I'm a big fan of his Kinderszenen especially. If I recall correctly, he had a tough early life. He certainly made up for it.


----------



## Guest (Jan 9, 2012)

Sid James said:


> Amazing pianist, may he RIP.
> 
> Accounts like this one of Stravinsky's Petrushka have this electricity and energy which is hard to match...


Agreed. His Rachmaninov Sonatas on DG are unmatched in my experience, too. I'm so sorry that I never got to see him in concert.


----------



## GoneBaroque (Jun 16, 2011)

Another of the greats is gone. He will live forever in our memories as we have the joy of his recordings.


----------



## Sid James (Feb 7, 2009)

The recent obituary in the LA times -

Alexis Weissenberg dies at 82, French pianist's music saves him from death camps


----------



## Ukko (Jun 4, 2010)

Sid James said:


> The recent obituary in the LA times -
> 
> Alexis Weissenberg dies at 82, French pianist's music saves him from death camps


Thanks for the link, _Sid_; more there than I knew.

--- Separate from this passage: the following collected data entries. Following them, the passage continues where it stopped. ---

+    for (int s = 0; s < a.max_steps; ++s) {
+        bool live[2];
+        float dt[2], hdt[2], px[2], py[2], pz[2];
+#pragma unroll
+        for (int t = 0; t < 2; ++t) { live[t] = active[t] && fabsf(off[t]) > 0.f; dt[t] = rk2_point_dt(off[t], a.dt_max); }
+        if (!__any(live[0] || live[1])) break;
+#pragma unroll
+        for (int t = 0; t < 2; ++t) { hdt[t] = 0.5f * dt[t]; px[t] = x[t]; py[t] = y[t]; pz[t] = z[t]; }
+        float o6[2][6];
+#pragma unroll 1
+        for (int ev = 0; ev < 2; ++ev) {
+            const float4 q[2] = {make_float4(px[0], py[0], pz[0], ev ? tcur[0] - hdt[0] : tcur[0]), make_float4(px[1], py[1], pz[1], ev ? tcur[1] - hdt[1] : tcur[1])};
+#ifdef X6W_TIMING
+            c.stamp = (blockIdx.x == 8 && wv == 1 && s == 1 && ev == 0) ? 1 : 0;
+#endif
+            velnet_x6w2(c, c1, ring, q, o6);
+            if (ev == 0) {
+#pragma unroll
+                for (int t = 0; t < 2; ++t) {
+                    float v1[3];
+                    vel_from_w(o6[t], x[t], y[t], z[t], v1);
+                    if (gated_out(a.f, x[t], y[t], z[t])) { v1[0] = v1[1] = v1[2] = 0.f; }
+                    px[t] = x[t] - hdt[t] * v1[0]; py[t] = y[t] - hdt[t] * v1[1]; pz[t] = z[t] - hdt[t] * v1[2];
+                }
+            }
+        }
+#pragma unroll
+        for (int t = 0; t < 2; ++t) {
+            float v2[3];
+            vel_from_w(o6[t], px[t], py[t], pz[t], v2);
+            if (gated_out(a.f, px[t], py[t], pz[t])) { v2[0] = v2[1] = v2[2] = 0.f; }
+            const float nx = x[t] - dt[t] * v2[0], ny = y[t] - dt[t] * v2[1], nz = z[t] - dt[t] * v2[2];
+            const bool rej = a.f.gate_sur && gated_out(a.f, nx, ny, nz);
+            if (live[t] && !rej) { x[t] = nx; y[t] = ny; z[t] = nz; }
+            if (live[t]) { off[t] = off[t] - dt[t]; tcur[t] = tcur[t] - dt[t]; }
+        }
+    }
+#ifdef X6W_TIMING
+    if (blockIdx.x == 8 && wv == 1 && lane == 0) {
+        printf("[x6w2 timing] layer 0, layers 1-4, the last row tile's sums:");
+        for (int k = 1; k <= 6; ++k) printf(" %llu", x6w_ts[k] - x6w_ts[k - 1]);
+        printf(" | total %llu\n", x6w_ts[6] - x6w_ts[0]);
+    }
+#endif
+    if (h == 0) {
+#pragma unroll
+        for (int t = 0; t < 2; ++t) {
+            if (!active[t]) continue;
+            if (a.xout3) { float* o = a.xout3 + 3 * (size_t)n[t]; o[0] = x[t]; o[1] = y[t]; o[2] = z[t]; }
+            else a.xw[n[t]] = make_float4(x[t], y[t], z[t], zw[t]);
+        }
+    }
+}
+__global__ __launch_bounds__(WG_THREADS, 1) void k_rk2_x6w2(X6Args a) {
+    extern __shared__ __attribute__((aligned(16))) float lds[];
+    float* lb = lds;
+    float* w5f = lb + 6 * 128;
+    b8_t* obase = reinterpret_cast<b8_t*>(w5f + 4 * 2 * 16 * 8);
+    const int lane = threadIdx.x & 63;
+    const int wv = __builtin_amdgcn_readfirstlane(threadIdx.x >> 6);
+    const int count = a.count ? *a.count : (int)a.n_direct;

I enjoy a lot of AW's recordings, notably his Bach; but the most appreciated thing his playing did for me was the revelation of a different 'attitude' in interpreting Chopin. He showed me a stronger, darker music, particularly in the Nocturnes.

:tiphat:


----------



## Taneyev (Jan 19, 2009)

His recording of complete Rachmaninoff's preludes is my all time favorite


----------



## Sid James (Feb 7, 2009)

Another thing not mentioned is Mr. Weissenberg's abilities as a composer and arranger.

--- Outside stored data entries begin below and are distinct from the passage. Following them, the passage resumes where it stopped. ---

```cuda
__device__ __forceinline__ uint4 ld_stream16(const void *p) {
  uint4 r;
  asm volatile("ld.global.nc.L1::no_allocate.v4.u32 {%0,%1,%2,%3}, [%4];"
               : "=r"(r.x), "=r"(r.y), "=r"(r.z), "=r"(r.w) : "l"(p));
  return r;
}
__device__ __forceinline__ void st_stream16(void *p, uint4 v) {
  asm volatile("st.global.cs.v4.u32 [%0], {%1,%2,%3,%4};" ::"l"(p), "r"(v.x), "r"(v.y), "r"(v.z), "r"(v.w) : "memory");
}
__device__ __forceinline__ uint64_t ld_stream8(const void *p) {
  uint64_t r;
  asm volatile("ld.global.nc.L1::no_allocate.u64 %0, [%1];" : "=l"(r) : "l"(p));
  return r;
}
__device__ __forceinline__ void st_stream8(void *p, uint64_t v) {
  asm volatile("st.global.cs.u64 [%0], %1;" ::"l"(p), "l"(v) : "memory");
}

template <class T> __device__ __forceinline__ T warp_sum(T v) {
#pragma unroll
  for (int o = 16; o > 0; o >>= 1) v += __shfl_xor_sync(ACU_FULL_MASK, v, o);
  return v;
}

__device__ __forceinline__ uint64_t splitmix64(uint64_t x) {
  x += 0x9E3779B97F4A7C15ull;
  x = (x ^ (x >> 30)) * 0xBF58476D1CE4E5B9ull;
  x = (x ^ (x >> 27)) * 0x94D049BB133111EBull;
  return x ^ (x >> 31);
}

__device__ __forceinline__ int64_t total_key(double x) {
  int64_t b = __double_as_longlong(x);
  return b ^ (int64_t)((uint64_t)(b >> 63) >> 1);
}
__device__ __forceinline__ int32_t total_key(float x) {
  int32_t b = __float_as_int(x);
  return b ^ (int32_t)((uint32_t)(b >> 31) >> 1);
}
#endif
```

### arrow-rs_b200/csrc/elementwise.cu

```cuda
#include <stdio.h>

#include <limits>
#include <type_traits>

#include "bitmap.cuh"

namespace {

template <class T, int EPL> struct alignas(EPL * sizeof(T) == 16 ? 16 : sizeof(T)) Pack { T v[EPL]; };

template <class T, int EPL>
__device__ __forceinline__ Pack<T, EPL> pack_load(const T *p) {
  Pack<T, EPL> r;
  if constexpr (EPL * sizeof(T) == 16) {
    uint4 x = ld_stream16(p);
    r = *reinterpret_cast<Pack<T, EPL> *>(&x);
  } else {
    static_assert(EPL == 1, "scalar path");
    r.v[0] = __ldg(p);
  }
  return r;
}
template <class T, int EPL>
__device__ __forceinline__ void pack_store(T *p, Pack<T, EPL> r) {
  if constexpr (EPL * sizeof(T) == 16) {
    st_stream16(p, *reinterpret_cast<uint4 *>(&r));
  } else {
    *p = r.v[0];
  }
}

__device__ __forceinline__ uint64_t ones_to(int64_t row, int64_t n) {
  int64_t k = n - row;
  return k >= 64 ? ~0ull : (k <= 0 ? 0ull : ((~0ull) >> (64 - k)));
}

enum { CLS_WRAP = 0, CLS_CHECKED = 1, CLS_DIVREM = 2 };
enum { OP_ADD = 0, OP_SUB = 1, OP_MUL = 2, OP_DIV = 3, OP_REM = 4, OP_NEG = 5 };

template <class T> struct is_fp { static constexpr bool value = std::is_floating_point<T>::value; };

__device__ __forceinline__ double fp_add(double a, double b) { return __dadd_rn(a, b); }
__device__ __forceinline__ double fp_sub(double a, double b) { return __dsub_rn(a, b); }
__device__ __forceinline__ double fp_mul(double a, double b) { return __dmul_rn(a, b); }
__device__ __forceinline__ double fp_div(double a, double b) { return __ddiv_rn(a, b); }
__device__ __forceinline__ double fp_rem(double a, double b) { return fmod(a, b); }
__device__ __forceinline__ float fp_add(float a, float b) { return __fadd_rn(a, b); }
__device__ __forceinline__ float fp_sub(float a, float b) { return __fsub_rn(a, b); }
__device__ __forceinline__ float fp_mul(float a, float b) { return __fmul_rn(a, b); }
__device__ __forceinline__ float fp_div(float a, float b) { return __fdiv_rn(a, b); }
__device__ __forceinline__ float fp_rem(float a, float b) { return fmodf(a, b); }

template <class T, int CLS>
__device__ __forceinline__ bool apply_op(int op, T l, T r, T &o) {
  if constexpr (is_fp<T>::value) {
    if constexpr (CLS == CLS_DIVREM) {
      o = (op == OP_DIV) ? fp_div(l, r) : fp_rem(l, r);
    } else {
      o = (op == OP_ADD) ? fp_add(l, r) : (op == OP_SUB) ? fp_sub(l, r) : (op == OP_MUL) ? fp_mul(l, r) : -r;
    }
    return false;
  } else {
    using U = typename std::make_unsigned<T>::type;
    constexpr bool SIGNED = std::is_signed<T>::value;
    if constexpr (CLS == CLS_WRAP) {
      U a = (U)l, b = (U)r;
      o = (T)((op == OP_ADD) ? (U)(a + b) : (op == OP_SUB) ? (U)(a - b) : (op == OP_MUL) ? (U)(a * b) : (U)((U)0 - b));
      return false;
    } else if constexpr (CLS == CLS_CHECKED) {
      if constexpr (sizeof(T) < 8) {
        using W = typename std::conditional<SIGNED, int64_t, uint64_t>::type;
        W a = (W)l, b = (W)r;
        W w = (op == OP_ADD) ? a + b : (op == OP_SUB) ? a - b : (op == OP_MUL) ? a * b : (W)0 - b;
        o = (T)w;
        if constexpr (SIGNED) return w < (W)std::numeric_limits<T>::min() || w > (W)std::numeric_limits<T>::max();
        else return (op == OP_SUB) ? (a < b) : (op == OP_NEG ? false : w > (W)std::numeric_limits<T>::max());
      } else if constexpr (SIGNED) {
        int64_t a = l, b = r;
        if (op == OP_NEG) { a = 0; }
        if (op == OP_ADD) {
          int64_t s = (int64_t)((uint64_t)a + (uint64_t)b);
          o = s;
          return ((a ^ s) & (b ^ s)) < 0;
        } else if (op == OP_MUL) {
          int64_t lo = (int64_t)((uint64_t)a * (uint64_t)b);
          int64_t hi = __mul64hi(a, b);
          o = lo;
          return hi != (lo >> 63);
        } else {
          int64_t s = (int64_t)((uint64_t)a - (uint64_t)b);
          o = s;
          return ((a ^ b) & (a ^ s)) < 0;
        }
      } else {
        uint64_t a = l, b = r;
        if (op == OP_ADD) { o = a + b; return o < a; }
        if (op == OP_MUL) { o = a * b; return __umul64hi(a, b) != 0; }
        if (op == OP_NEG) { o = (uint64_t)0 - b; return false; }
        o = a - b;
        return a < b;
      }
    } else {
      o = 0;
      if (r == 0) return true;
      if constexpr (SIGNED) {
        if (r == (T)-1) {
          if (op == OP_DIV) {
            if (l == std::numeric_limits<T>::min()) return true;
            o = (T)(-l);
          }
          return false;
        }
      }
      o = (op == OP_DIV) ? (T)(l / r) : (T)(l % r);
      return false;
    }
  }
}
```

During the mid 20th century, he anonymously arranged some songs of French songwriter Charles Trenet. Some of them are on youtube played by Marc-Andre Hamelin, HERE is one. I think they are great, very accomplished, etc. The reason they were done anonymously is that the classical music establishment at the time would have none of a "serious" classical pianist arranging popular songs. Now it's totally different of course. There was no score that survived, so Hamelin had to write them down after listening to Weissenberg's original recordings of them.

Then there's an interesting_ Sonata in a state of Jazz _that Weissenberg wrote in the 1980's. Quite a Gershwin-y vibe in that, but more modern. It's also on youtube, its various movements paying tribute to the tango, the charleston, the blues and the samba. The genres that shaped jazz in the 20th century.

These works, and others by the likes of Nikolai Kapustin, are on THIS album by Mr. Hamelin...


----------



## Guest (Jan 12, 2012)

Stephen Hough has a nice tribute: http://blogs.telegraph.co.uk/culture/stephenhough/100059504/white-heat-rip-weissenberg/


----------



## Guest (Jan 16, 2012)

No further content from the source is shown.